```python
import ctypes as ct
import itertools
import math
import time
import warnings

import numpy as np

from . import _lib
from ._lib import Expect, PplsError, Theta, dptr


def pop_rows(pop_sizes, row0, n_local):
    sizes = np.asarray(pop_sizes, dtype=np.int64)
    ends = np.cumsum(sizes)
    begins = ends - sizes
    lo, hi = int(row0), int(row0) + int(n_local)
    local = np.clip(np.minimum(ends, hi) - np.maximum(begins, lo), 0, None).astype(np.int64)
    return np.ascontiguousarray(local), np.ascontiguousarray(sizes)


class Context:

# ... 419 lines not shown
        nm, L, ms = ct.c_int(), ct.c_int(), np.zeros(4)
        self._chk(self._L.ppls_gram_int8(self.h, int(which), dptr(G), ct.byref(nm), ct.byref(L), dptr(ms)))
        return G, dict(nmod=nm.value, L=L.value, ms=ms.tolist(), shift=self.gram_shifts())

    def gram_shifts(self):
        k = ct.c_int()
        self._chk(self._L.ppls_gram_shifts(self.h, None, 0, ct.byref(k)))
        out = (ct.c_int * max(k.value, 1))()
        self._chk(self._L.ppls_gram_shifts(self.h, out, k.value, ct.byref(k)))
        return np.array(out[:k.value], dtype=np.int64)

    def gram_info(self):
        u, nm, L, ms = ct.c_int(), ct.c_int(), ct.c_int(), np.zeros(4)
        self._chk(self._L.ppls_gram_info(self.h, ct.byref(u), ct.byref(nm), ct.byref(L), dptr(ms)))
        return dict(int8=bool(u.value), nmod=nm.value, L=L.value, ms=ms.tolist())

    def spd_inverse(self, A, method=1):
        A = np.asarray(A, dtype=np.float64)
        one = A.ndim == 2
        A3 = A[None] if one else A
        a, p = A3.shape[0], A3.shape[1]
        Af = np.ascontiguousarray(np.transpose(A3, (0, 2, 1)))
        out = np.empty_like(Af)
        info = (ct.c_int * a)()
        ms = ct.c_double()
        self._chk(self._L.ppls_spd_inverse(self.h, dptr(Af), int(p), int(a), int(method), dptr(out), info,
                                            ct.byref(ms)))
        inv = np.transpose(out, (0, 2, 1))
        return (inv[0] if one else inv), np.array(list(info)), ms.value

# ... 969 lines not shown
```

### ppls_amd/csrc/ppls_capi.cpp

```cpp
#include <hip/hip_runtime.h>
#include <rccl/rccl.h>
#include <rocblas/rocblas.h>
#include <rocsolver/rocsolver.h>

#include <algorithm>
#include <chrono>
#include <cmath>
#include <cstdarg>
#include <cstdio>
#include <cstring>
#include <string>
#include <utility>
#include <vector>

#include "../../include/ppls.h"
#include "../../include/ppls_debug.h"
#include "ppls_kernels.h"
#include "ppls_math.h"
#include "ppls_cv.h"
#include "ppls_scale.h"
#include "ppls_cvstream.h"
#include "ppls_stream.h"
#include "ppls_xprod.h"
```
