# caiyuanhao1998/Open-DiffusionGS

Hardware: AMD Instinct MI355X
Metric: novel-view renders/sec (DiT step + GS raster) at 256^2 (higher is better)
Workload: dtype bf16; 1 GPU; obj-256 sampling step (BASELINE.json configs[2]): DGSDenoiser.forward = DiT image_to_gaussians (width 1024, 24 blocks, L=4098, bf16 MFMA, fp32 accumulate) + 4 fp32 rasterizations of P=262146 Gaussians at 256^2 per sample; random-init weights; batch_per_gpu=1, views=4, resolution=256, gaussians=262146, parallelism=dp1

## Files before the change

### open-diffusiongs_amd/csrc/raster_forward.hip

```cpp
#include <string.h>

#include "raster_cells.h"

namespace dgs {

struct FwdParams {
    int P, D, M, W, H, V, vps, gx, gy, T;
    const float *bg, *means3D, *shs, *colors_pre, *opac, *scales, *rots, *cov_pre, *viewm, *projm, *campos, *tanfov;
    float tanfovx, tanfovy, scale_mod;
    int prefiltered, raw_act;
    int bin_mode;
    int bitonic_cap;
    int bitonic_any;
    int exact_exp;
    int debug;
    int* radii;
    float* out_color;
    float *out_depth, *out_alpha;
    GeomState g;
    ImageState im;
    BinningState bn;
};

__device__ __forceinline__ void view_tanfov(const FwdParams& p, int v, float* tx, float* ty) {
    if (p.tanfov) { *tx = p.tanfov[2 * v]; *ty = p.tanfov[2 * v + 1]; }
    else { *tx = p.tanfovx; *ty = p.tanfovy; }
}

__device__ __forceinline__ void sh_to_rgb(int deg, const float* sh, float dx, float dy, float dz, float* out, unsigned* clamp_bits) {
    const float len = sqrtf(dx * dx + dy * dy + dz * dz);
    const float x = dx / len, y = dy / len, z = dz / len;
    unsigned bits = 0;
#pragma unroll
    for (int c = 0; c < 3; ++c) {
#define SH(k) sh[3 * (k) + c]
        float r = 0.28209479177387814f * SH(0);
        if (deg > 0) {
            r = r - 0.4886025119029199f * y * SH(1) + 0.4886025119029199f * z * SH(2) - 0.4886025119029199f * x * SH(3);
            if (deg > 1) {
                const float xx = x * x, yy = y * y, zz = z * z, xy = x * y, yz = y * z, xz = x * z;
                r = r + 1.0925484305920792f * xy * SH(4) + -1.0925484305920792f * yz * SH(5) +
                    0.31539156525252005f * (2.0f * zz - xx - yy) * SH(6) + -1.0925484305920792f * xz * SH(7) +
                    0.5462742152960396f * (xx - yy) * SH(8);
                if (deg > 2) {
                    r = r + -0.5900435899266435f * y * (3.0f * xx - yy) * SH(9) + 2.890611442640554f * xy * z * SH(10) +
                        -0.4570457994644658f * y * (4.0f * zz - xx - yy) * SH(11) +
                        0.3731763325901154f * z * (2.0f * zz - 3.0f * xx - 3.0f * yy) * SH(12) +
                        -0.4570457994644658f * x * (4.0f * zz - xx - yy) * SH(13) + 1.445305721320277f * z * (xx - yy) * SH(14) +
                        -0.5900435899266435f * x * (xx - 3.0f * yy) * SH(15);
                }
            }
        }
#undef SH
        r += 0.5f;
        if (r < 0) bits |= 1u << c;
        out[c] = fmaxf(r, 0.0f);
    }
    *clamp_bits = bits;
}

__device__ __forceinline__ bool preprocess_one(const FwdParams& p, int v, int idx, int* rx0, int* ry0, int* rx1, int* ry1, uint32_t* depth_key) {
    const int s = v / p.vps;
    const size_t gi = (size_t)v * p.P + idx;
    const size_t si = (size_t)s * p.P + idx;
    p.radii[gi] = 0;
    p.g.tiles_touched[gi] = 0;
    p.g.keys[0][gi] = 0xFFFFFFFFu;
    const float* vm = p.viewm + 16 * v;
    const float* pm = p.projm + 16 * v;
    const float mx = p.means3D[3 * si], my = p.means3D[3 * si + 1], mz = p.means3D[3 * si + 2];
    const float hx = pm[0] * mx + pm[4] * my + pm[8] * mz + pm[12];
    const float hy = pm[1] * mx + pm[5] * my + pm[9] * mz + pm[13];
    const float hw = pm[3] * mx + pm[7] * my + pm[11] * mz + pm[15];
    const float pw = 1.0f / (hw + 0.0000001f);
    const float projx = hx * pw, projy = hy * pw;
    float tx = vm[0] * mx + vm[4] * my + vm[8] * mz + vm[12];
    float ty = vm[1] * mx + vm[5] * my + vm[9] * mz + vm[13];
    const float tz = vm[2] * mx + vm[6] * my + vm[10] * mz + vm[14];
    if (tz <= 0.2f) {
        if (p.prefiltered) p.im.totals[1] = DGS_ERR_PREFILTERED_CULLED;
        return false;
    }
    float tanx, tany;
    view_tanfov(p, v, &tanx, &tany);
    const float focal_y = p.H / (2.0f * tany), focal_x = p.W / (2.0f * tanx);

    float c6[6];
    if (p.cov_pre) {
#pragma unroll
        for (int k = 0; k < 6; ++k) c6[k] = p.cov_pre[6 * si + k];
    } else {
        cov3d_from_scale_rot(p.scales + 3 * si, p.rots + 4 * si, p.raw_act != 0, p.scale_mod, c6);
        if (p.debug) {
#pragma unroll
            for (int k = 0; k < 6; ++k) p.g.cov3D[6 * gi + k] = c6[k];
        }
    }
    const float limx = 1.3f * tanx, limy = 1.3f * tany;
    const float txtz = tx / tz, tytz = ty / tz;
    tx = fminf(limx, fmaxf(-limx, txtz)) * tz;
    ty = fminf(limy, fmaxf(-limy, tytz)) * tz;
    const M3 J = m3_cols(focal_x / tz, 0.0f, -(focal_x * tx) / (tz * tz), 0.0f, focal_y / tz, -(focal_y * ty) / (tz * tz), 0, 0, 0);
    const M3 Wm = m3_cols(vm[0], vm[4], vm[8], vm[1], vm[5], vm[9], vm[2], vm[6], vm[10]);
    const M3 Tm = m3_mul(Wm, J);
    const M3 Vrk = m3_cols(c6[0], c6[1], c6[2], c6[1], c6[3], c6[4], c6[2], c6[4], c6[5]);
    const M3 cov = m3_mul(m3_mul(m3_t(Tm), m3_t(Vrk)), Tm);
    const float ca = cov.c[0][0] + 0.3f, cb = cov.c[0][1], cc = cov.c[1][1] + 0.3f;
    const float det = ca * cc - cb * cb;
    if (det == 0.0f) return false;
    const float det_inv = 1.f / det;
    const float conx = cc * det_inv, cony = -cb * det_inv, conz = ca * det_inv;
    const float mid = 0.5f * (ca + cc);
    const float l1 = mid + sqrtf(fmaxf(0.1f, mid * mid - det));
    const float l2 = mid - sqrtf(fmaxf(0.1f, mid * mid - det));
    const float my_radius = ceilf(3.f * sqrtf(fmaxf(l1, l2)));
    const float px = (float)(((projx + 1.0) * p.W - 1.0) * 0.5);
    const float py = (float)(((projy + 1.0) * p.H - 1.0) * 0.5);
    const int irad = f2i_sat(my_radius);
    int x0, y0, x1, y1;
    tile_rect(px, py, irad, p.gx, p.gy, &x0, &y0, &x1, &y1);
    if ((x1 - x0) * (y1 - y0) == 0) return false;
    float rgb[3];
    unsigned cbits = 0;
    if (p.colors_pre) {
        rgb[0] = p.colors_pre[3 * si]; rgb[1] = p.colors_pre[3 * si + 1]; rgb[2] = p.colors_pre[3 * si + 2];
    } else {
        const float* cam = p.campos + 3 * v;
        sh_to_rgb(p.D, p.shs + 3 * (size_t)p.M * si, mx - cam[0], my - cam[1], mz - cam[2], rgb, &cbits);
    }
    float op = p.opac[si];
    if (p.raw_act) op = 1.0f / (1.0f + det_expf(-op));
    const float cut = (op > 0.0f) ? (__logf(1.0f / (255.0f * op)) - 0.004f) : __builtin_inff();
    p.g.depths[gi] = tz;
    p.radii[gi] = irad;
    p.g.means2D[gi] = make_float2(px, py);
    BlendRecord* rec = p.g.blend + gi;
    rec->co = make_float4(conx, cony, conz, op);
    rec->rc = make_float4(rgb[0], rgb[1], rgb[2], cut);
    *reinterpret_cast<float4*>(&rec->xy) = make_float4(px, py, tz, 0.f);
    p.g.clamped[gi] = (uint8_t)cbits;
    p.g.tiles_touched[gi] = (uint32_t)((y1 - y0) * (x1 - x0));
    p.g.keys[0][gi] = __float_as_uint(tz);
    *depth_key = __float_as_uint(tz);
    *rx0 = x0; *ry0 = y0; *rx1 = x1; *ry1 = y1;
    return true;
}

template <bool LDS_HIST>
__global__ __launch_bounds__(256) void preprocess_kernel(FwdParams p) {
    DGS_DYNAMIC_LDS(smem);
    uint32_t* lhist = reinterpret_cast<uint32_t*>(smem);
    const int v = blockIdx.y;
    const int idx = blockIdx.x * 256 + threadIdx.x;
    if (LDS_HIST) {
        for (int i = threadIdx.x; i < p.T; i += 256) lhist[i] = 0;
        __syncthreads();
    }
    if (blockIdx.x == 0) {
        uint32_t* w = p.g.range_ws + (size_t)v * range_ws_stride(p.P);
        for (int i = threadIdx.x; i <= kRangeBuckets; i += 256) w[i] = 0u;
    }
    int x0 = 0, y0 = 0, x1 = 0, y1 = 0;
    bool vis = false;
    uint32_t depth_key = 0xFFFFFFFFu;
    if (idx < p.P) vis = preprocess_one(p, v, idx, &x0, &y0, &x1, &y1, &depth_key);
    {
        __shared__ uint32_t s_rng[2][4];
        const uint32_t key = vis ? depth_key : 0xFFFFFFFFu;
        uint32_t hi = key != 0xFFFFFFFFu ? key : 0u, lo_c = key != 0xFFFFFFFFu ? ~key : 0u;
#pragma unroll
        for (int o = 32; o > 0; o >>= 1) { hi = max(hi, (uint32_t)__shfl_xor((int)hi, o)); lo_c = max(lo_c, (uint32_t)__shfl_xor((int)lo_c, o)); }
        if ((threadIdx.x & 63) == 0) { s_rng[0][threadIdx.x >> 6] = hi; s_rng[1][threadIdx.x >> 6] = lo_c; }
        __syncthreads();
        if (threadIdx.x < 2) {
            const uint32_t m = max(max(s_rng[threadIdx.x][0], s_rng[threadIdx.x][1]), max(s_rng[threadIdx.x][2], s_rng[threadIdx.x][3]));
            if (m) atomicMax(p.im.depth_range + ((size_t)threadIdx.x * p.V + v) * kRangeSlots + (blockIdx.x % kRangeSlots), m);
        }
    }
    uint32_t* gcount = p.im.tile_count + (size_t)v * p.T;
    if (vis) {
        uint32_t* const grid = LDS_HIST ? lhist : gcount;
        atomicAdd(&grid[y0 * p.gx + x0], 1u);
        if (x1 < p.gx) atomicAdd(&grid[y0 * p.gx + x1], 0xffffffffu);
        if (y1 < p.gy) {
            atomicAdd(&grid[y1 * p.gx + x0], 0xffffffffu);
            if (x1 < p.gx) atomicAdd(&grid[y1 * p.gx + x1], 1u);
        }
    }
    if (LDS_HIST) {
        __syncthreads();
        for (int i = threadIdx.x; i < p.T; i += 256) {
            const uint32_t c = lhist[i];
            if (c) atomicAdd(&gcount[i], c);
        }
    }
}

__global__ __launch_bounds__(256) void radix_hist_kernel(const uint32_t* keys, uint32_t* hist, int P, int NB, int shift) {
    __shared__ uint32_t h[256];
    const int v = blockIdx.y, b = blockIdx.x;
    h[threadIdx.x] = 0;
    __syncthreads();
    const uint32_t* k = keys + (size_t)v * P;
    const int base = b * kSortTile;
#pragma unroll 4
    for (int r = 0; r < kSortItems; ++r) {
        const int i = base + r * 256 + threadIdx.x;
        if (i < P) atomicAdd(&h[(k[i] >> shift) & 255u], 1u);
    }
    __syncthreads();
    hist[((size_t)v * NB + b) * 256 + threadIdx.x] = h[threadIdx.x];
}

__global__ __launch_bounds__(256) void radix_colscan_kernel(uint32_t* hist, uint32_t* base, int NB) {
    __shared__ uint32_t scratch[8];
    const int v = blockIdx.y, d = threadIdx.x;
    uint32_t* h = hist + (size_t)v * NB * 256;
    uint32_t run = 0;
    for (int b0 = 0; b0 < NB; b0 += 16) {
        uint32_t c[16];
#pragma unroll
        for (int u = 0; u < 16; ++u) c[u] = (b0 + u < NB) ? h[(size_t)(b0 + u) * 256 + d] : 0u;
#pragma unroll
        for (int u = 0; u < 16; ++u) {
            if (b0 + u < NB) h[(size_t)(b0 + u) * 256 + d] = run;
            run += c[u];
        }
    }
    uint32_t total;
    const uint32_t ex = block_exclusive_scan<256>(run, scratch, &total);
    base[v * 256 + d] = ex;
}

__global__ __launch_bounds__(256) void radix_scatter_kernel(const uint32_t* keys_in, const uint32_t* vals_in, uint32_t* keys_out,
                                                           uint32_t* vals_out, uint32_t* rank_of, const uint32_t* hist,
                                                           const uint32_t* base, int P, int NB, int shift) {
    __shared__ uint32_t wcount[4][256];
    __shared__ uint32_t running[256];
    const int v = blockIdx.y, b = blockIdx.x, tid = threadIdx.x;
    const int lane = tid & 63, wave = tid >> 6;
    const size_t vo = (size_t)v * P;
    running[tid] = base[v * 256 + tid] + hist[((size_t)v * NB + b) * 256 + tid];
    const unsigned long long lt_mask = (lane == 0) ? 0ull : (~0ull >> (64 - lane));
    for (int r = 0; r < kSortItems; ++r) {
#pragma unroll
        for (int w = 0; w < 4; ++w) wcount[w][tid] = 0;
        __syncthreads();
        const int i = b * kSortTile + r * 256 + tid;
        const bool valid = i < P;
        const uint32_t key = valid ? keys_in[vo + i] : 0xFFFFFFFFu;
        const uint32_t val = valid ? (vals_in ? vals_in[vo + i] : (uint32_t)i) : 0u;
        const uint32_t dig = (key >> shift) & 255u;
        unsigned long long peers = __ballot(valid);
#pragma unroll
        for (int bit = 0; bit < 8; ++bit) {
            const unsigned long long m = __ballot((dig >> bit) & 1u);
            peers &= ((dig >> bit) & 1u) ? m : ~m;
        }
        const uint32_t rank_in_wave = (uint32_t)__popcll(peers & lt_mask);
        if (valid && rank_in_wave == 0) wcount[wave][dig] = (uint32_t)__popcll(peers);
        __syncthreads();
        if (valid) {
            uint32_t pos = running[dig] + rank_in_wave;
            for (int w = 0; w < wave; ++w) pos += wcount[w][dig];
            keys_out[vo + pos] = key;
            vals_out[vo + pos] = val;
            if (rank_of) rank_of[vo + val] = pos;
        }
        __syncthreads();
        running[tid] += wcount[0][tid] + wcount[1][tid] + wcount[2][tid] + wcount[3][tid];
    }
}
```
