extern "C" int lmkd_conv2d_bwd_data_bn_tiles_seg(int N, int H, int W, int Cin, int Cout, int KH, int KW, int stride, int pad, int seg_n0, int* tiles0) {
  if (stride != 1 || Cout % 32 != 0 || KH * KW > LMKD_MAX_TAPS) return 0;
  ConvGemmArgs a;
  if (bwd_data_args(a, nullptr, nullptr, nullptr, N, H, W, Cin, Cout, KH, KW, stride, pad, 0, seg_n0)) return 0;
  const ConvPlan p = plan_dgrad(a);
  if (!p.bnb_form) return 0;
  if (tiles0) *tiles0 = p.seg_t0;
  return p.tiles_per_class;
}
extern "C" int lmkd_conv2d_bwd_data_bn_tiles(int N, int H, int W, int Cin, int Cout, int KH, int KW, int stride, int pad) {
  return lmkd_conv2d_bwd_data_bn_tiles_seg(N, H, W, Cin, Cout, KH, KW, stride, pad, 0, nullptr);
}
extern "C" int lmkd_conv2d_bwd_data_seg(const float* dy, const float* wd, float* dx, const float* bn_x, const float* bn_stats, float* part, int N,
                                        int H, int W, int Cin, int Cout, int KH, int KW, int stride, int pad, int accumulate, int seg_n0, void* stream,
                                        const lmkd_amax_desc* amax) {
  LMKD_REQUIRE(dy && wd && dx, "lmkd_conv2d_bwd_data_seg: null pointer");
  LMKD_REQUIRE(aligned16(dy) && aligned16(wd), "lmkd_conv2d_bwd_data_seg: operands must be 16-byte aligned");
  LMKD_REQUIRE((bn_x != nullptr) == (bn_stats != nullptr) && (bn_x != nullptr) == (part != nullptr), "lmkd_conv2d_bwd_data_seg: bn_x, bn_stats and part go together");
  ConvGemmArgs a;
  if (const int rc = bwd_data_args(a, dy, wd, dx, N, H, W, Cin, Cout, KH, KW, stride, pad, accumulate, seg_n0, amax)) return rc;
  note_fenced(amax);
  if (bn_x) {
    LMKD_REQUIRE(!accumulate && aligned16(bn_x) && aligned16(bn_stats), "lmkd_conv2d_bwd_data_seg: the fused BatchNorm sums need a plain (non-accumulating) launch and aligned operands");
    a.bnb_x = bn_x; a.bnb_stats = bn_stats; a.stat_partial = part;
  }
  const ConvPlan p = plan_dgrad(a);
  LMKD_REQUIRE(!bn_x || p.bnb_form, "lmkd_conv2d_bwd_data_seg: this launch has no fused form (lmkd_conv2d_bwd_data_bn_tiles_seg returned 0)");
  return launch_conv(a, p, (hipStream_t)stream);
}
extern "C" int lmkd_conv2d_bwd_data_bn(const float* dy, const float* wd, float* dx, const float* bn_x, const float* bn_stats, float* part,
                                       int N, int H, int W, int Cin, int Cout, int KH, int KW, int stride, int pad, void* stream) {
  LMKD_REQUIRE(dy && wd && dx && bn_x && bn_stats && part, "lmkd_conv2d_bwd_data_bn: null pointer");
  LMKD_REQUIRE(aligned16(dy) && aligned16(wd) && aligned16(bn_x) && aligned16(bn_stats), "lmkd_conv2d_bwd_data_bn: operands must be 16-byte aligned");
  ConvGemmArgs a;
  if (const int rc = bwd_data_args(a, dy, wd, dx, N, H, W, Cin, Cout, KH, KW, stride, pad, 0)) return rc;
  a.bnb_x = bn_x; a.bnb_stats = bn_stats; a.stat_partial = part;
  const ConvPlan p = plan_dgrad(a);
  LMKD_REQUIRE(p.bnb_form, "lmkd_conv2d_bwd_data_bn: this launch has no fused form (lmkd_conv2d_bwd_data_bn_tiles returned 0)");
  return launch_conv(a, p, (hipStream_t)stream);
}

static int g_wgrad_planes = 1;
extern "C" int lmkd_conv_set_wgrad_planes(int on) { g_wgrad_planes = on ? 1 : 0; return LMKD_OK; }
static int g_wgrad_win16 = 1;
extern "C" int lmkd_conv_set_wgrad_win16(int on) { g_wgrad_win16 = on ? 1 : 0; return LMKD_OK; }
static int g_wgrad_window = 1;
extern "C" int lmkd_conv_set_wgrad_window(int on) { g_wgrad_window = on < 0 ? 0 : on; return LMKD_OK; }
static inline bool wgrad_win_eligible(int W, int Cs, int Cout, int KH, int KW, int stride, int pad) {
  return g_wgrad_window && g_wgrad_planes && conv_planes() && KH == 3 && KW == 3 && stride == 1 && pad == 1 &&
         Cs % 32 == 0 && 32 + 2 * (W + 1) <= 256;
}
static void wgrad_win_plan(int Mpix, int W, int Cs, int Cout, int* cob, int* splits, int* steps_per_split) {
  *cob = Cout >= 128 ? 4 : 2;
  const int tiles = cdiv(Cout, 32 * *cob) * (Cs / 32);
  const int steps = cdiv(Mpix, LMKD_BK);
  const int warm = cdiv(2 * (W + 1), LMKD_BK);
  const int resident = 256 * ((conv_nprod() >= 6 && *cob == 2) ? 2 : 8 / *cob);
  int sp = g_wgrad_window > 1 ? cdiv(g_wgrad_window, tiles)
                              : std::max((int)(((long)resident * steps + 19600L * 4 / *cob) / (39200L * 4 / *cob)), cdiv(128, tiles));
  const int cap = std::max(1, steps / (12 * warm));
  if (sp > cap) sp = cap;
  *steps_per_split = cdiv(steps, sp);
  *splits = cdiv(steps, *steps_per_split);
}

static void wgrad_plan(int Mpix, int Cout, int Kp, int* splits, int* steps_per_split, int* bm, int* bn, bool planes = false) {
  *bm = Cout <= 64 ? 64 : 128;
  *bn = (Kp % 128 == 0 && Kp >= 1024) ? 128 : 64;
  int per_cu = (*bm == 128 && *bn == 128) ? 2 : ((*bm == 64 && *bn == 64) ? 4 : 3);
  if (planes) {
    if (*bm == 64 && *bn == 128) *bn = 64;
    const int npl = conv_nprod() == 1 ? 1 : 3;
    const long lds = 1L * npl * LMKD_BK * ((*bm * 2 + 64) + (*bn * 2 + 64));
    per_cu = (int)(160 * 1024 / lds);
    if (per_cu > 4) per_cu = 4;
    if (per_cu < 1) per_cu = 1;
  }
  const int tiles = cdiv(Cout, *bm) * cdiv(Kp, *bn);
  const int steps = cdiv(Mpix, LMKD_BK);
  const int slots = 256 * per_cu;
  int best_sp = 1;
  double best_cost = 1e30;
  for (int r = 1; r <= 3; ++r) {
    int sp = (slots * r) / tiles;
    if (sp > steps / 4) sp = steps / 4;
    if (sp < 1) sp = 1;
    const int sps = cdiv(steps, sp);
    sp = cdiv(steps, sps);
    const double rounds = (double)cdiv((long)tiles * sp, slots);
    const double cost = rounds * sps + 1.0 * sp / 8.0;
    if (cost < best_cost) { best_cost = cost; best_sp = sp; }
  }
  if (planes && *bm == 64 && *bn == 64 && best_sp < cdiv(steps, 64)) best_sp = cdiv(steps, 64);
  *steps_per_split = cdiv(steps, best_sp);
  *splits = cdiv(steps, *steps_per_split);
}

_ _ _ _

Pull every line containing "extern" from the data.

extern "C" int lmkd_conv2d_bwd_data_bn_tiles_seg(int N, int H, int W, int Cin, int Cout, int KH, int KW, int stride, int pad, int seg_n0, int* tiles0) {
extern "C" int lmkd_conv2d_bwd_data_bn_tiles(int N, int H, int W, int Cin, int Cout, int KH, int KW, int stride, int pad) {
extern "C" int lmkd_conv2d_bwd_data_seg(const float* dy, const float* wd, float* dx, const float* bn_x, const float* bn_stats, float* part, int N,
extern "C" int lmkd_conv2d_bwd_data_bn(const float* dy, const float* wd, float* dx, const float* bn_x, const float* bn_stats, float* part,
extern "C" int lmkd_conv_set_wgrad_planes(int on) { g_wgrad_planes = on ? 1 : 0; return LMKD_OK; }
extern "C" int lmkd_conv_set_wgrad_win16(int on) { g_wgrad_win16 = on ? 1 : 0; return LMKD_OK; }
extern "C" int lmkd_conv_set_wgrad_window(int on) { g_wgrad_window = on < 0 ? 0 : on; return LMKD_OK; }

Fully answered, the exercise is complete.